(Supplied data)
# yardenas/ethz-safe-learning

Hardware: AMD Instinct MI355X
Metric: planning steps/sec (CEM-MPC, N=2000 K=5 H=30) (higher is better)
Workload: dtype f32

## Files before the change

### ethz_safe_learning_amd/_capi.py

```python
from __future__ import annotations

import ctypes as C
import os

CEM_ABI_VERSION = 4
CEM_MAX_ACT = 32
CEM_MAX_COST_KINDS = 4
CEM_COMM_ID_BYTES = 128
CEM_MAX_BATCH = 256
CEM_TRAIN_MAX_BATCH = 4096
CEM_INIT_COLD, CEM_INIT_EXPLICIT, CEM_INIT_SHIFT = 0, 1, 2
CEM_VARIANT_CEM, CEM_VARIANT_SAFE, CEM_VARIANT_COST = 0, 1, 2
CEM_PARTICLES_MEAN, CEM_PARTICLES_LOWER_TAIL = 0, 1
CEM_CONSTRAINT_BETA, CEM_CONSTRAINT_BUDGET = 0, 1
CEM_REFIT_UNIFORM, CEM_REFIT_SOFTMAX = 0, 1
CEM_NOISE_WHITE, CEM_NOISE_MIXED = 0, 1
CEM_FORWARD_SPLIT, CEM_FORWARD_ALL = 0, 1
CEM_TASK_SAFETY_GYM, CEM_TASK_QUADRATIC = 0, 1

_HERE = os.path.dirname(os.path.abspath(__file__))
LIB_PATH = os.environ.get('CEM_MPC_LIB') or os.path.join(_HERE, 'lib', 'libcem_mpc_gfx950.so')

EXPORTED_SYMBOLS = [
    'cem_abi_version', 'cem_status_string', 'cem_last_hip_error', 'cem_weight_blob_floats',
    'cem_packed_weight_floats', 'cem_workspace_bytes', 'cem_pack_weights_host', 'cem_plan_tiles_host', 'cem_plan_segments_host', 'cem_rollout_residency',
    'cem_planner_create', 'cem_planner_destroy', 'cem_planner_layout', 'cem_planner_set_weights', 'cem_planner_set_weights_dev',
    'cem_planner_set_normaliser', 'cem_planner_plan', 'cem_plan_begin', 'cem_plan_rollout', 'cem_plan_select',
    'cem_plan_end', 'cem_comm_unique_id', 'cem_planner_comm_init', 'cem_planner_comm_destroy', 'cem_planner_comm_ranks', 'cem_plan_exchange', 'cem_planner_graph_status', 'cem_planner_graph_nodes', 'cem_planner_launches_per_iteration', 'cem_planner_rollout_path', 'cem_planner_rollout_form', 'cem_unfold_sequences', 'cem_compute_objective', 'cem_scorer_reward', 'cem_scorer_cost', 'cem_fill_noise', 'cem_philox_words', 'cem_planner_set_timing', 'cem_planner_last_timing', 'cem_planner_last_timing_detail', 'cem_planner_select_mode', 'cem_planner_inject_fault',
    'cem_batch_workspace_bytes', 'cem_batch_planner_create', 'cem_planner_plan_batch', 'cem_planner_batch_capacity',
    'cem_planner_set_warm_start', 'cem_planner_set_initial_distribution', 'cem_planner_set_init_mode', 'cem_planner_reset_carry',
    'cem_planner_get_carry', 'cem_planner_set_carry_slots', 'cem_planner_set_particle_objective', 'cem_planner_get_particle_objective',
    'cem_planner_set_constraint', 'cem_planner_get_constraint', 'cem_planner_set_cost_budget', 'cem_planner_constraint_costs',
    'cem_planner_set_refit', 'cem_planner_get_refit', 'cem_planner_refit_stats',
    'cem_planner_set_action_noise', 'cem_planner_get_action_noise', 'cem_planner_action_noise_dev',
    'cem_planner_set_elite_carry', 'cem_planner_get_elite_carry', 'cem_planner_elite_store',
    'cem_planner_set_population_schedule', 'cem_planner_get_population_schedule', 'cem_planner_iteration_plan',
    'cem_planner_set_mean_candidate', 'cem_planner_get_mean_candidate',
    'cem_planner_set_plan_readout', 'cem_planner_get_plan_readout', 'cem_planner_plan_readout',
    'cem_planner_set_task', 'cem_planner_task_trajectories', 'cem_task_score',
    'cem_trainer_workspace_bytes', 'cem_trainer_blob_floats', 'cem_trainer_create', 'cem_trainer_destroy', 'cem_trainer_set_state',
    'cem_trainer_get_state', 'cem_trainer_weights_dev', 'cem_trainer_step', 'cem_trainer_steps', 'cem_trainer_eval', 'cem_trainer_forward',
]

# ... 109 lines not shown
    lib.cem_planner_comm_init.argtypes = [vp, vp, C.c_int32, C.c_int32]
    lib.cem_planner_comm_destroy.argtypes = [vp]
    lib.cem_plan_exchange.argtypes = [vp]
    lib.cem_planner_graph_status.argtypes = [vp, i32p]
    lib.cem_planner_graph_nodes.argtypes = [vp, i32p]
    lib.cem_planner_comm_ranks.argtypes = [vp, i32p]
    lib.cem_planner_launches_per_iteration.argtypes = [vp, i32p]
    lib.cem_planner_rollout_path.argtypes = [vp, i32p]
    lib.cem_planner_rollout_form.argtypes = [vp, C.c_int32, i32p]
    lib.cem_compute_objective.argtypes = [vp, vp, C.c_int32, C.c_int32, vp]
    lib.cem_scorer_reward.argtypes = [vp, vp, vp, C.c_int32, vp, vp]
    lib.cem_scorer_cost.argtypes = [vp, vp, C.c_int32, vp]
    lib.cem_fill_noise.argtypes = [vp, C.c_uint64, C.c_uint64, vp, vp, vp]
    lib.cem_philox_words.argtypes = [vp, C.c_uint64, C.c_uint64] + [C.c_uint32] * 6 + [vp]
    lib.cem_planner_select_mode.argtypes = [vp, i32p]
    lib.cem_planner_inject_fault.argtypes = [vp, C.c_int32]
    lib.cem_planner_set_timing.argtypes = [vp, C.c_int32]
    lib.cem_planner_last_timing.argtypes = [vp, fp, i32p, fp]
    lib.cem_planner_last_timing_detail.argtypes = [vp, fp, fp]
    lib.cem_batch_workspace_bytes.restype = C.c_size_t
    lib.cem_batch_workspace_bytes.argtypes = [cfgp, C.c_int32]
    lib.cem_batch_planner_create.argtypes = [cfgp, C.c_int32, vp, C.c_size_t, vp, C.POINTER(vp)]
    lib.cem_planner_plan_batch.argtypes = [vp, C.c_int32, vp, C.c_uint64, vp, vp, vp, vp, vp, vp, vp]
    lib.cem_planner_batch_capacity.argtypes = [vp, i32p]
    lib.cem_planner_set_warm_start.argtypes = [vp, C.POINTER(CemWarmStart)]
    lib.cem_planner_set_initial_distribution.argtypes = [vp, C.c_int32, vp, vp]
    lib.cem_planner_set_init_mode.argtypes = [vp, C.c_int32, C.c_int32]
    lib.cem_planner_reset_carry.argtypes = [vp, C.c_int32]
    lib.cem_planner_get_carry.argtypes = [vp, C.c_int32, vp, vp, i32p]
    lib.cem_planner_set_carry_slots.argtypes = [vp, C.c_int32, vp]
# ... 54 lines not shown
```

### ethz_safe_learning_amd/csrc/cem_capi.hip

```cpp
#include "cem_device.h"
#include "cem_rollout_lean.h"
#include "cem_score.h"
#include "cem_refit_weighted.h"
#include "cem_noise_mix.h"
#include "cem_elite_carry.h"
#include "cem_plan_readout.h"
#include "cem_task_score.h"
#include "cem_population.h"
#include "cem_train.h"
#include "cem_train_tile.h"
#include "cem_forward.h"
#include "cem_rollout_split.h"
#include "cem_rollout_bf16.h"
#include "cem_rollout_wide.h"
#include "cem_pack.h"
#include "../../include/cem_mpc.h"
#include "cem_plan_options.h"

#include <dlfcn.h>
#include <link.h>

#include <algorithm>
#include <atomic>
#include <chrono>
// ... 602 lines not shown
struct cem_planner {
    cem_config_t cfg;
    Dims d;
    Layout lay;
    char *ws;
    hipStream_t stream;
    bool own_stream;
    int rc;
    int n_tiles;
    int n_seg, seg_len, n_pinned;
    bool have_weights;
    bool in_plan;
    bool sample_in_rollout;
    bool lean_rollout;
    bool lean_branchy;
    const float *eps_act, *eps_model;
    CtrlBlock *h_ctrl;
    float *h_result;
    WarmCtl *h_warm; const WarmCtl *d_h_warm;
    uint32_t plan_seq;
    const CtrlBlock *d_h_ctrl; float *d_h_result;
    bool timing; std::vector<hipEvent_t> ev; float roll_ms, sel_ms, red_ms, samp_ms; int roll_n;
    std::vector<std::pair<int, int>> ev_kind;
    hipGraph_t graph; hipGraphExec_t gexec; bool graph_ready;
    ScorerDev sc;
    ScorerDev sc_roll;
    float alpha, beta;
    void *comm;
    int plans_since_comm;
    bool graph_failed;
    size_t sel_dyn_limit;
    int fused_resident;
    bool sel_zeroed;
    bool fuse_banned;
    bool inject_capture_fail;
    uint32_t inject_next;
    char *scratch; size_t scratch_bytes;
    std::vector<float> h_etab;
    PackDesc *pack_desc; uint32_t n_pack_desc;
    int batch;
    int n_states;
    cem_warm_start_t warm;
    std::vector<int32_t> slot_mode;
    std::vector<uint8_t> carry_valid, have_expl;
    std::vector<int32_t> carry_at;
    std::vector<int32_t> slot_of;
// ... 51 lines not shown
    return straight ? 2 : 1;
}
size_t task_tab_floats() { return (size_t)CEM_TASK_TABLES * CEM_U; }
float *task_traj(const cem_planner *h) { return h->task_dev + task_tab_floats(); }
int32_t *elite_counts(const cem_planner *h) { return reinterpret_cast<int32_t *>(h->elite_dev); }
size_t elite_count_floats(const cem_planner *h) { return ((size_t)warm_slots(h) + 63) & ~(size_t)63; }
float *elite_store(const cem_planner *h) { return h->elite_dev + elite_count_floats(h); }

int select_mode_for(const cem_planner *h, int N, bool *cache = nullptr)
{
    const Dims &d = h->d;
    const bool can_fuse = (N + CEM_MS_KEYS - 1) / CEM_MS_KEYS <= h->fused_resident && !h->fuse_banned;
    return resolve_select_mode(h->cfg.select_mode, N, d.k, (long long)d.H * d.A, h->sel_dyn_limit, can_fuse, cache);
}
int select_mode_now(const cem_planner *h, bool *cache = nullptr) { return select_mode_for(h, h->d.N, cache); }

void drop_graph(cem_planner *h)
{
    if (h->gexec) { hipGraphExecDestroy(h->gexec); h->gexec = nullptr; }
    if (h->graph) { hipGraphDestroy(h->graph); h->graph = nullptr; }
    h->graph_ready = false;
}

struct LaunchRecipe {
    bool sampler_launch;
    bool inject_elites, inject_mean;
    int lean_form;
    bool fold_reduce;
    int select_mode; bool select_cache;
    bool one_workgroup_only;
    bool weighted, keep_elites, track;
    bool task;
};
LaunchRecipe recipe_of(const cem_planner *h, int it, bool own_noise)
{
    const IterView v = iter_view(h, it); const PlanOptions &o = h->opt;
    LaunchRecipe r{};
    r.inject_elites = o.elite.n_keep != 0;
    r.inject_mean = o.mean_cand && it == h->d.I - 1;
    r.task = o.task != 0;
    const bool rewritten = r.inject_elites || r.inject_mean || r.task;
    r.sampler_launch = !v.sample_in_rollout || rewritten;
    r.lean_form = v.lean_rollout && !rewritten && !own_noise && o.noise_kind != CEM_NOISE_MIXED ? lean_form(h, it) : 0;
    r.select_mode = select_mode_for(h, v.d->N, &r.select_cache);
    r.fold_reduce = h->d.W == 1 && !h->comm && h->cfg.variant == CEM_VARIANT_CEM && !o.tail_m && r.select_mode == 1 && r.select_cache;
    r.weighted = o.refit_kind == CEM_REFIT_SOFTMAX; r.keep_elites = o.elite.n_keep != 0; r.track = o.readout != 0;
    r.one_workgroup_only = r.weighted || r.keep_elites || r.track || !h->pop.empty();
    return r;
}

int launches_of(const cem_planner *h, int it)
{
    const LaunchRecipe r = recipe_of(h, it, false);
    return 1 + r.sampler_launch + r.inject_elites + r.inject_mean + !r.fold_reduce + (r.select_mode == 2 ? 8 : r.select_mode == 3 ? 2 : 1) +
           r.weighted + r.keep_elites + r.track + r.task;
}

PlanOptions options_of(const cem_planner *h) { PlanOptions o = h->opt; o.comm = h->comm != nullptr; return o; }

// ... 177 lines not shown
    cem_planner *h = new (std::nothrow) cem_planner();
    if (!h) return CEM_ERR_INVALID_ARG;
    h->cfg = *cfg; h->d = make_dims(cfg);
    h->batch = mb; h->n_states = warm_slots(h);
    const size_t nb = (size_t)warm_slots(h);
    h->lay = make_layout(cfg, h->d, max_tiles_of(h->d), mb);
    if (workspace_bytes < h->lay.total || ((uintptr_t)workspace & 255)) { delete h; return CEM_ERR_WORKSPACE; }
    h->ws = (char *)workspace; h->stream = (hipStream_t)hip_stream; h->own_stream = false;
    if (!h->stream) {
        if (hipStreamCreateWithFlags(&h->stream, hipStreamNonBlocking) != hipSuccess) { g_last_hip = (int)hipGetLastError(); delete h; return CEM_ERR_HIP; }
        h->own_stream = true;
    }
    { const Plan pl = make_plan(cfg, h->d, mb); h->rc = pl.rc; h->n_seg = pl.n_seg; h->seg_len = pl.seg_len; h->n_pinned = pl.n_pinned;
      place_sampler(h, h->d, pl, &h->sample_in_rollout, &h->lean_rollout); }
    { const char *e = std::getenv("CEM_FORCE_ROLLOUT"); h->lean_branchy = e && std::strcmp(e, "lean_branchy") == 0; }
    h->have_weights = false; h->in_plan = false; h->eps_act = h->eps_model = nullptr;
    h->timing = false; h->roll_ms = h->sel_ms = h->red_ms = h->samp_ms = 0.f; h->roll_n = 0;
    h->graph = nullptr; h->gexec = nullptr; h->graph_ready = false;
    h->budget_dev = nullptr; h->cstat_obj = nullptr; h->cstat_obj_n = 0; h->last_cstat = nullptr; h->last_cstat_n = h->last_cstat_problems = 0;
    h->refit_beta = 0.f; h->refit_dev = nullptr; h->refit_ran = false;
    h->noise_dev = nullptr; h->noise_eps = nullptr; h->noise_floats = 0;
    h->elite_dev = nullptr; h->elite_cap = 0; h->elite_clear = false;
    h->readout_dev = nullptr;
    h->task_dev = nullptr; h->task = TaskScoreParams{};
    h->pop_dev = nullptr; h->pop_seg_flags = nullptr; h->pop_seg_state = nullptr; h->pop_n_ready = 0;
    h->h_budget.assign(nb, std::numeric_limits<float>::infinity());
    h->comm = nullptr; h->plans_since_comm = 0; h->graph_failed = false;
    h->h_ctrl = nullptr; h->h_result = nullptr; h->h_warm = nullptr; h->d_h_warm = nullptr; h->pack_desc = nullptr; h->n_pack_desc = 0;
    h->warm = cem_warm_start_t{}; h->warm.shift = 1; h->warm_staged = 0; h->warm_save_skipped = false;
    h->slot_mode.assign(nb, CEM_INIT_COLD); h->carry_valid.assign(nb, 0); h->have_expl.assign(nb, 0); h->carry_at.assign(nb, -1);
// ... 71 lines not shown
        !upload(h->lay.tiles, tiles.data(), tiles.size() * sizeof(Tile6)) || !upload(h->lay.omask, om.data(), om.size() * 4) ||
        !upload(h->lay.kind_sel, ks.data(), ks.size() * 4) || !upload(h->lay.nmin, mn.data(), CEM_U * 4) ||
        !upload(h->lay.ndelta, dl.data(), CEM_U * 4) || !upload(h->lay.etab, h->h_etab.data(), h->h_etab.size() * 4) ||
        hipMemsetAsync(h->ws + h->lay.act_pad, 0, nb * d.N * d.H * d.act_nq * 16, h->stream) != hipSuccess ||
        hipStreamSynchronize(h->stream) != hipSuccess)
        return fail(CEM_ERR_HIP);

    h->sel_dyn_limit = 48 * 1024;
    if (hipFuncSetAttribute(reinterpret_cast<const void *>(&cem_select_kernel<true, false>), hipFuncAttributeMaxDynamicSharedMemorySize,
                            140 * 1024) == hipSuccess &&
        hipFuncSetAttribute(reinterpret_cast<const void *>(&cem_select_kernel<true, true>), hipFuncAttributeMaxDynamicSharedMemorySize,
                            140 * 1024) == hipSuccess &&
        hipFuncSetAttribute(reinterpret_cast<const void *>(&cem_select_kernel<false, false>), hipFuncAttributeMaxDynamicSharedMemorySize,
                            140 * 1024) == hipSuccess) h->sel_dyn_limit = 140 * 1024;
    else (void)hipGetLastError();
    {
        int per_cu = 0;
        if (hipOccupancyMaxActiveBlocksPerMultiprocessor(&per_cu, cem_msel_fused_kernel, 1024, 0) != hipSuccess || per_cu < 1) { (void)hipGetLastError(); per_cu = 0; }
        h->fused_resident = per_cu * real_cus();
    }
    if (mb && select_mode_now(h) != 1) { release_handle(h); return CEM_ERR_UNSUPPORTED; }
    *out = h;
    return CEM_OK;
}
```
(End Supplied data)
Look through the records above for the string "CtrlBlock", then copy every line that has it.

### Task output
    CtrlBlock *h_ctrl;
    const CtrlBlock *d_h_ctrl; float *d_h_result;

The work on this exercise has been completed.